● **YOUR TASK**: You are asked to filter the data below and copy every line holding "kmajor".

● **EXTRACTED DATA**:
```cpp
template <int BM, int BN, int WAVES_M, int WAVES_N, bool KS>
int launch_persist_cfg(const IgemmParams& p, hipStream_t s) {
  constexpr int MINW = persist_minw(BN, BM);
  const int ntaps = p.nTd * p.nTh * p.nTw;
  constexpr int BNL = (BN + 31) / 32 * 32;
  auto lds_of = [&](int nbuf, int taps) {
    return (size_t)nbuf * (BM + BNL) * BK * sizeof(float) + (size_t)(taps + 2) / 2 * sizeof(int4) + BM * sizeof(unsigned) +
           (size_t)WAVES_M * BNL * 2 * sizeof(float) + 4 * sizeof(unsigned) + sizeof(IgemmParams);
  };
  const size_t lds = lds_of(p.nbuf, ntaps);
  static bool attr_set = false;
  if (!attr_set) {
    (void)hipFuncSetAttribute(reinterpret_cast<const void*>(&igemm_persist_kernel<BM, BN, WAVES_M, WAVES_N, KS, MINW>),
                              hipFuncAttributeMaxDynamicSharedMemorySize, (int)lds_of(2, MAX_TAPS));
    attr_set = true;
  }
  const int n_units = p.full_tiles + (p.m_tiles * p.n_tiles - p.full_tiles) * p.splitk;
  int wpc = (int)(160 * 1024 / lds);
  wpc = wpc > MINW ? MINW : (wpc < 1 ? 1 : wpc);
  int G = 256 * wpc;
  if (n_units <= G) G = n_units;
  rsp_note_kernel("igemm_persist_kernel<%d, %d, %d, %d, %s, %d>", BM, BN, WAVES_M, WAVES_N, KS ? "true" : "false", MINW);
  hipLaunchKernelGGL((igemm_persist_kernel<BM, BN, WAVES_M, WAVES_N, KS, MINW>), dim3(G), dim3(256), lds, s, p, n_units);
  return rsp_check_launch("igemm_persist_kernel");
}

constexpr int FOLD_CHUNKS = 16;
std::atomic<int> g_two_level_min_chunks{-1};
static int two_level_min_chunks() {
  const int set = g_two_level_min_chunks.load(std::memory_order_relaxed);
  if (set >= 0) return set;
  static const int v = getenv("RSP_TWO_LEVEL_MIN_CHUNKS") ? atoi(getenv("RSP_TWO_LEVEL_MIN_CHUNKS")) : 0;
  return v;
}

template <int BM, int BN, int WAVES_M, int WAVES_N, bool KS, int FOLD>
int launch_persist_fold_cfg(const IgemmParams& p, hipStream_t s) {
  const int ntaps = p.nTd * p.nTh * p.nTw;
  auto lds_of = [&](int nbuf, int taps) {
    return (size_t)nbuf * (BM + BN) * BK * sizeof(float) + (size_t)(taps + 2) / 2 * sizeof(int4) + BM * sizeof(unsigned) +
           (size_t)WAVES_M * BN * 2 * sizeof(float) + 4 * sizeof(unsigned) + sizeof(IgemmParams);
  };
  const size_t lds = lds_of(p.nbuf, ntaps);
  static bool attr_set = false;
  if (!attr_set) {
    (void)hipFuncSetAttribute(reinterpret_cast<const void*>(&igemm_persist_fold_kernel<BM, BN, WAVES_M, WAVES_N, KS, FOLD>),
                              hipFuncAttributeMaxDynamicSharedMemorySize, (int)lds_of(2, MAX_TAPS));
    attr_set = true;
  }
  const int n_units = p.full_tiles + (p.m_tiles * p.n_tiles - p.full_tiles) * p.splitk;
  int wpc = (int)(160 * 1024 / lds);
  wpc = wpc > 2 ? 2 : (wpc < 1 ? 1 : wpc);
  int G = 256 * wpc;
  if (n_units <= G) G = n_units;
  rsp_note_kernel("igemm_persist_fold_kernel<%d, %d, %d, %d, %s, %d>", BM, BN, WAVES_M, WAVES_N, KS ? "true" : "false", FOLD);
  hipLaunchKernelGGL((igemm_persist_fold_kernel<BM, BN, WAVES_M, WAVES_N, KS, FOLD>), dim3(G), dim3(256), lds, s, p, n_units);
  return rsp_check_launch("igemm_persist_fold_kernel");
}

static bool half_block_cols(int cols) {
  static const bool off = getenv("RSP_NO_HALF_BLOCK") != nullptr;
  return !off && cols > 128 && cols <= 144;
}
static bool half_block(const IgemmParams& p) { return half_block_cols(p.Cout); }

int launch_persist(IgemmParams& p, hipStream_t s) {
  const int bn = tile_bn_of(p);
  const int bm = p.bm > 128 ? 256 : 128;
  p.m_tiles = rsp_cdiv(p.M, bm);
  p.n_tiles = rsp_cdiv(p.Cout, bn);
  const int R = p.m_tiles * p.n_tiles - p.full_tiles;
  p.dR = fastdiv_make(R > 0 ? R : 1);
  p.dNtl = fastdiv_make(p.n_tiles);
  if (bm == 256) {
    if (bn != 64) {
      rsp_set_error("launch_persist: the 256-row tile is 64 columns wide");
      return RSP_EINVAL;
    }
    return p.kmajor ? launch_persist_cfg<256, 64, 4, 1, true>(p, s) : launch_persist_cfg<256, 64, 4, 1, false>(p, s);
  }
  if (p.kmajor) {
    if (bn == 128 && two_level_min_chunks() > 0 && p.nchunks >= two_level_min_chunks())
      return launch_persist_fold_cfg<128, 128, 2, 2, true, FOLD_CHUNKS>(p, s);
    switch (bn) {
      case 160: return half_block(p) ? launch_persist_cfg<128, 144, 4, 1, true>(p, s) : launch_persist_cfg<128, 160, 4, 1, true>(p, s);
      case 128: return launch_persist_cfg<128, 128, 2, 2, true>(p, s);
      case 96: return launch_persist_cfg<128, 96, 4, 1, true>(p, s);
      case 64: return launch_persist_cfg<128, 64, 2, 2, true>(p, s);
      default: return launch_persist_cfg<128, 32, 4, 1, true>(p, s);
    }
  }
  switch (bn) {
    case 160: return half_block(p) ? launch_persist_cfg<128, 144, 4, 1, false>(p, s) : launch_persist_cfg<128, 160, 4, 1, false>(p, s);
    case 128: return launch_persist_cfg<128, 128, 2, 2, false>(p, s);
    case 96: return launch_persist_cfg<128, 96, 4, 1, false>(p, s);
    case 64: return launch_persist_cfg<128, 64, 2, 2, false>(p, s);
    default: return launch_persist_cfg<128, 32, 4, 1, false>(p, s);
  }
}

static unsigned out_extent_bytes(const IgemmParams& p) {
  const unsigned long long pos = (unsigned long long)p.Nb * p.oDm * p.oHm * p.oWm;
  const unsigned long long b = ((pos - 1) * (unsigned long long)p.out_ld + (unsigned long long)p.Cout) * 4ull;
  return b < 0x7ffffff0ull ? (unsigned)b : 0u;
}

inline void fill_fastdiv_linear(IgemmParams& p) {
  const bool dense = p.oSd == 1 && p.oSh == 1 && p.oSw == 1 && p.oOd == 0 && p.oOh == 0 && p.oOw == 0 && p.oDm == p.Gd &&
                     p.oHm == p.Gh && p.oWm == p.Gw;
  p.linear_out = dense && !p.dmajor;
  p.dm_dense = dense && p.dmajor;
  p.dP = fastdiv_make(p.Gh * p.Gw);
}

inline void fill_fastdiv(IgemmParams& p) {
  p.dGw = fastdiv_make(p.Gw); p.dGh = fastdiv_make(p.Gh); p.dGd = fastdiv_make(p.Gd);
  p.dCin = fastdiv_make(p.Cin); p.dTw = fastdiv_make(p.nTw); p.dTh = fastdiv_make(p.nTh);
  p.adv_tap = BK / p.Cin;
  p.adv_ci = BK % p.Cin;
  p.kmajor = k_slice_major(p.Cin, p.nTd * p.nTh * p.nTw) ? 1 : 0;
  static const bool no_skip = getenv("RSP_NO_PAD_SKIP") != nullptr;
  static const bool no_dmajor = getenv("RSP_NO_DMAJOR") != nullptr;
  p.skip_pad = no_skip ? 0 : 1;
  p.Np = (p.Nb % 8 == 0 && (long long)(p.Nb / 8) * p.Gh * p.Gw >= 4 * 128) ? p.Nb / 8 : (p.Nb > 0 ? p.Nb : 1);
  p.dNp = fastdiv_make(p.Np);
  p.dGdNp = fastdiv_make(p.Gd * p.Np);
  const int dlo = p.offstep > 0 ? p.off0d : p.off0d - (p.nTd - 1);
  const int dhi = (p.Gd - 1) * p.sD + (p.offstep > 0 ? p.off0d + p.nTd - 1 : p.off0d);
  const int ntaps = p.nTd * p.nTh * p.nTw;
  p.cpt = p.Cin % BK == 0 ? p.Cin / BK : 0;
  static const bool no_tm = getenv("RSP_NO_TM_SKIP") != nullptr;
  p.dThw = fastdiv_make(p.nTh * p.nTw);
  p.tm_skip = (p.skip_pad && !no_tm && !p.kmajor && p.nTd > 1 && (dlo < 0 || dhi >= p.Di)) ? 1 : 0;
  const long long tiles_est = ((long long)p.M + 127) / 128 * ((p.Cout + 127) / 128);
  const bool wants_dmajor = (long long)p.Gh * p.Gw < 4 * 128 || tiles_est < 8 * 768;
  p.dmajor = (p.skip_pad && !no_dmajor && (p.kmajor || p.tm_skip) && wants_dmajor && p.nTd > 1 && p.Gd > 1 && p.Nb > 1 &&
              (dlo < 0 || dhi >= p.Di)) ? 1 : 0;
  (void)ntaps;
  p.dNt = fastdiv_make(p.nTd * p.nTh * p.nTw);
  fill_fastdiv_linear(p);
}

int launch_igemm(IgemmParams& p, bool vec4, hipStream_t s) {
  int bn = tile_bn_of(p);
  if (!vec4 && (bn == 160 || bn == 96)) bn = 128;
  p.m_tiles = rsp_cdiv(p.M, 128);
  p.n_tiles = rsp_cdiv(p.Cout, bn);
  if (vec4 && p.kmajor) {
    switch (bn) {
      case 160: return launch_ks_cfg<128, 160, 4, 1>(p, s);
      case 128: return launch_ks_cfg<128, 128, 2, 2>(p, s);
      case 96: return launch_ks_cfg<128, 96, 4, 1>(p, s);
      case 64: return launch_ks_cfg<128, 64, 2, 2>(p, s);
      default: return launch_ks_cfg<128, 32, 4, 1>(p, s);
    }
  }
  if (bn == 160) return launch_cfg<128, 160, 4, 1, 4>(p, s);
  if (bn == 96) return launch_cfg<128, 96, 4, 1, 4>(p, s);
  if (bn == 128) return vec4 ? launch_cfg<128, 128, 2, 2, 4>(p, s) : launch_cfg<128, 128, 2, 2, 1>(p, s);
  if (bn == 64) return vec4 ? launch_cfg<128, 64, 2, 2, 4>(p, s) : launch_cfg<128, 64, 2, 2, 1>(p, s);
  return vec4 ? launch_cfg<128, 32, 4, 1, 4>(p, s) : launch_cfg<128, 32, 4, 1, 1>(p, s);
}

struct SplitPlan {
  int full_tiles;
  int splitk;
  int cps;
};

bool single_buffer(int m_tiles, int n_tiles, int bn, bool vec4) {
  return vec4 && (bn == 128 || bn == 96) && (long long)m_tiles * n_tiles >= 768;
}

SplitPlan plan_split(int m_tiles, int n_tiles, int bn, bool vec4, int nchunks, int Cout, int bm = 128) {
  const int tiles = m_tiles * n_tiles;
// ... 924 lines not shown
```

Measured before the change: 351.9.

## Software-pipeline persistent igemm K loop to overlap LDS fragment reads with MFMAs

Adds a PIPE variant of the persistent implicit-GEMM kernel for single-buffer configs (BM=128, WAVES_M=2, BN 128 or 64, split-K). The K loop is split into four quarter-steps. The LDS reads for the next chunk's first quarter are issued while the previous chunk's last quarter of MFMAs is still running, and the global-to-LDS load is placed between MFMA quarters. The aim is to hide LDS read latency and barrier stalls that the serial read-then-compute loop exposes. The cost is more live fragment registers and a more rigid schedule. An RSP_NO_KPIPE environment variable turns the variant off.

```diff
diff --git a/rspnet_amd/csrc/conv_igemm.hip b/rspnet_amd/csrc/conv_igemm.hip
--- a/rspnet_amd/csrc/conv_igemm.hip
+++ b/rspnet_amd/csrc/conv_igemm.hip
@@ -630,7 +630,7 @@
   bool is_partial;
 };
 
-template <int BM, int BN, int WAVES_M, int WAVES_N, bool KS, int FOLD = 0>
+template <int BM, int BN, int WAVES_M, int WAVES_N, bool KS, int FOLD = 0, bool PIPE = false>
 __device__ __forceinline__ void igemm_persist(const IgemmParams& p, const int wg, const int nwg, const int n_units) {
   constexpr bool HALF = BN % 32 == 16;
   constexpr int BNL = HALF ? BN + 16 : BN;
@@ -639,6 +639,7 @@
   constexpr int AR = BM / 32, BR = BNL / 32;
   static_assert(WAVES_M * WAVES_N == 4 && TM >= 1 && TN >= 1, "tile");
   static_assert(!HALF || (WAVES_N == 1 && TM == 1), "half column block: waves stacked along M, one row block each");
+  static_assert(!PIPE || (!HALF && FOLD == 0), "pipelined K loop: whole 32-wide column blocks, one summation level");
   constexpr int LDR = BK;
   extern __shared__ __attribute__((aligned(16))) unsigned char smem_raw[];
   const int nbuf = p.nbuf;
@@ -1185,14 +1186,67 @@
         }
       }
   };
+  auto read_q = [&](int kk, floatx4 (&af)[4][TM], floatx4 (&bf)[4][TN]) {
+    const float* a = As + (wm * WM + l32) * LDR;
+    const float* b = Bs + (wn * WN + l32) * LDR;
+    const int slot = ((h * 4 + kk) ^ ((l32 >> 1) & 7)) * 4;
+#pragma unroll
+    for (int i = 0; i < TM; ++i) af[kk][i] = *reinterpret_cast<const floatx4*>(a + i * 32 * LDR + slot);
+#pragma unroll
+    for (int j = 0; j < TN; ++j) bf[kk][j] = *reinterpret_cast<const floatx4*>(b + j * 32 * LDR + slot);
+  };
+  auto mfma_q = [&](int kk, const floatx4 (&af)[4][TM], const floatx4 (&bf)[4][TN]) {
+#pragma unroll
+    for (int e = 0; e < 4; ++e)
+#pragma unroll
+      for (int i = 0; i < TM; ++i)
+#pragma unroll
+        for (int j = 0; j < TN; ++j)
+          acc[i][j] = __builtin_amdgcn_mfma_f32_32x32x2f32(af[kk][i][e], bf[kk][j][e], acc[i][j], 0, 0, 0);
+  };
+  auto read_under_q3 = [&](floatx4 (&af)[4][TM], floatx4 (&bf)[4][TN]) {
+    read_q(0, af, bf);
+    __builtin_amdgcn_sched_barrier(0);
+    mfma_q(3, af, bf);
+    __builtin_amdgcn_sched_barrier(0);
+    read_q(1, af, bf);
+    read_q(2, af, bf);
+    read_q(3, af, bf);
+    __builtin_amdgcn_sched_barrier(0);
+  };
   zero_acc();
   int u = wg - nwg;
   UnitPos cur = unit_pos(0);
   bool cur_valid = false, have = false;
   int buf = 0;
+  floatx4 paf[4][TM], pbf[4][TN];
   __syncthreads();
   for (;;) {
-    while (have && ckc < ld_end) {
+    if (PIPE && have && ckc < ld_end) {
+      HalfFrag hf;
+      read_frags(0, paf, pbf, hf);
+      __syncthreads();
+      load_chunk(0);
+      mfma_q(0, paf, pbf);
+      mfma_q(1, paf, pbf);
+      mfma_q(2, paf, pbf);
+      __builtin_amdgcn_sched_barrier(0);
+      __syncthreads();
+      while (ckc < ld_end) {
+        read_under_q3(paf, pbf);
+        mfma_q(0, paf, pbf);
+        __builtin_amdgcn_sched_barrier(0);
+        __syncthreads();
+        load_chunk(0);
+        mfma_q(1, paf, pbf);
+        mfma_q(2, paf, pbf);
+        __builtin_amdgcn_sched_barrier(0);
+        __syncthreads();
+      }
+      mfma_q(3, paf, pbf);
+      __builtin_amdgcn_sched_barrier(0);
+    }
+    while (!PIPE && have && ckc < ld_end) {
       floatx4 af[4][TM], bf[4][TN];
       HalfFrag hf;
       read_frags(buf, af, bf, hf);
@@ -1253,9 +1307,9 @@
   }
 }
 
-template <int BM, int BN, int WAVES_M, int WAVES_N, bool KS, int MINW>
+template <int BM, int BN, int WAVES_M, int WAVES_N, bool KS, int MINW, bool PIPE = false>
 __global__ __launch_bounds__(256, MINW) void igemm_persist_kernel(const IgemmParams p, const int n_units) {
-  igemm_persist<BM, BN, WAVES_M, WAVES_N, KS>(p, (int)blockIdx.x, (int)gridDim.x, n_units);
+  igemm_persist<BM, BN, WAVES_M, WAVES_N, KS, 0, PIPE>(p, (int)blockIdx.x, (int)gridDim.x, n_units);
 }
 template <int BM, int BN, int WAVES_M, int WAVES_N, bool KS, int FOLD>
 __global__ __launch_bounds__(256, 2) void igemm_persist_fold_kernel(const IgemmParams p, const int n_units) {
@@ -1783,6 +1837,11 @@
   return !off;
 }
 
+static bool kpipe_enabled() {
+  static const bool off = getenv("RSP_NO_KPIPE") != nullptr;
+  return !off;
+}
+
 template <int BM, int BN, int WAVES_M, int WAVES_N, bool KS>
 int launch_persist_cfg(const IgemmParams& p, hipStream_t s) {
   constexpr int MINW = persist_minw(BN, BM);
@@ -1805,6 +1864,12 @@
   int G = 256 * wpc;
   if (n_units <= G) G = n_units;
   rsp_note_kernel("igemm_persist_kernel<%d, %d, %d, %d, %s, %d>", BM, BN, WAVES_M, WAVES_N, KS ? "true" : "false", MINW);
+  if constexpr (KS && BM == 128 && WAVES_M == 2 && (BN == 128 || BN == 64)) {
+    if (p.nbuf == 1 && kpipe_enabled()) {
+      hipLaunchKernelGGL((igemm_persist_kernel<BM, BN, WAVES_M, WAVES_N, KS, MINW, true>), dim3(G), dim3(256), lds, s, p, n_units);
+      return rsp_check_launch("igemm_persist_kernel");
+    }
+  }
   hipLaunchKernelGGL((igemm_persist_kernel<BM, BN, WAVES_M, WAVES_N, KS, MINW>), dim3(G), dim3(256), lds, s, p, n_units);
   return rsp_check_launch("igemm_persist_kernel");
 }
```

Result: faster. 356.7, median of 6 (+1.4%).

● **RESULT FOR THIS TASK**:
    return p.kmajor ? launch_persist_cfg<256, 64, 4, 1, true>(p, s) : launch_persist_cfg<256, 64, 4, 1, false>(p, s);
  if (p.kmajor) {
  p.kmajor = k_slice_major(p.Cin, p.nTd * p.nTh * p.nTw) ? 1 : 0;
  p.tm_skip = (p.skip_pad && !no_tm && !p.kmajor && p.nTd > 1 && (dlo < 0 || dhi >= p.Di)) ? 1 : 0;
  p.dmajor = (p.skip_pad && !no_dmajor && (p.kmajor || p.tm_skip) && wants_dmajor && p.nTd > 1 && p.Gd > 1 && p.Nb > 1 &&
  if (vec4 && p.kmajor) {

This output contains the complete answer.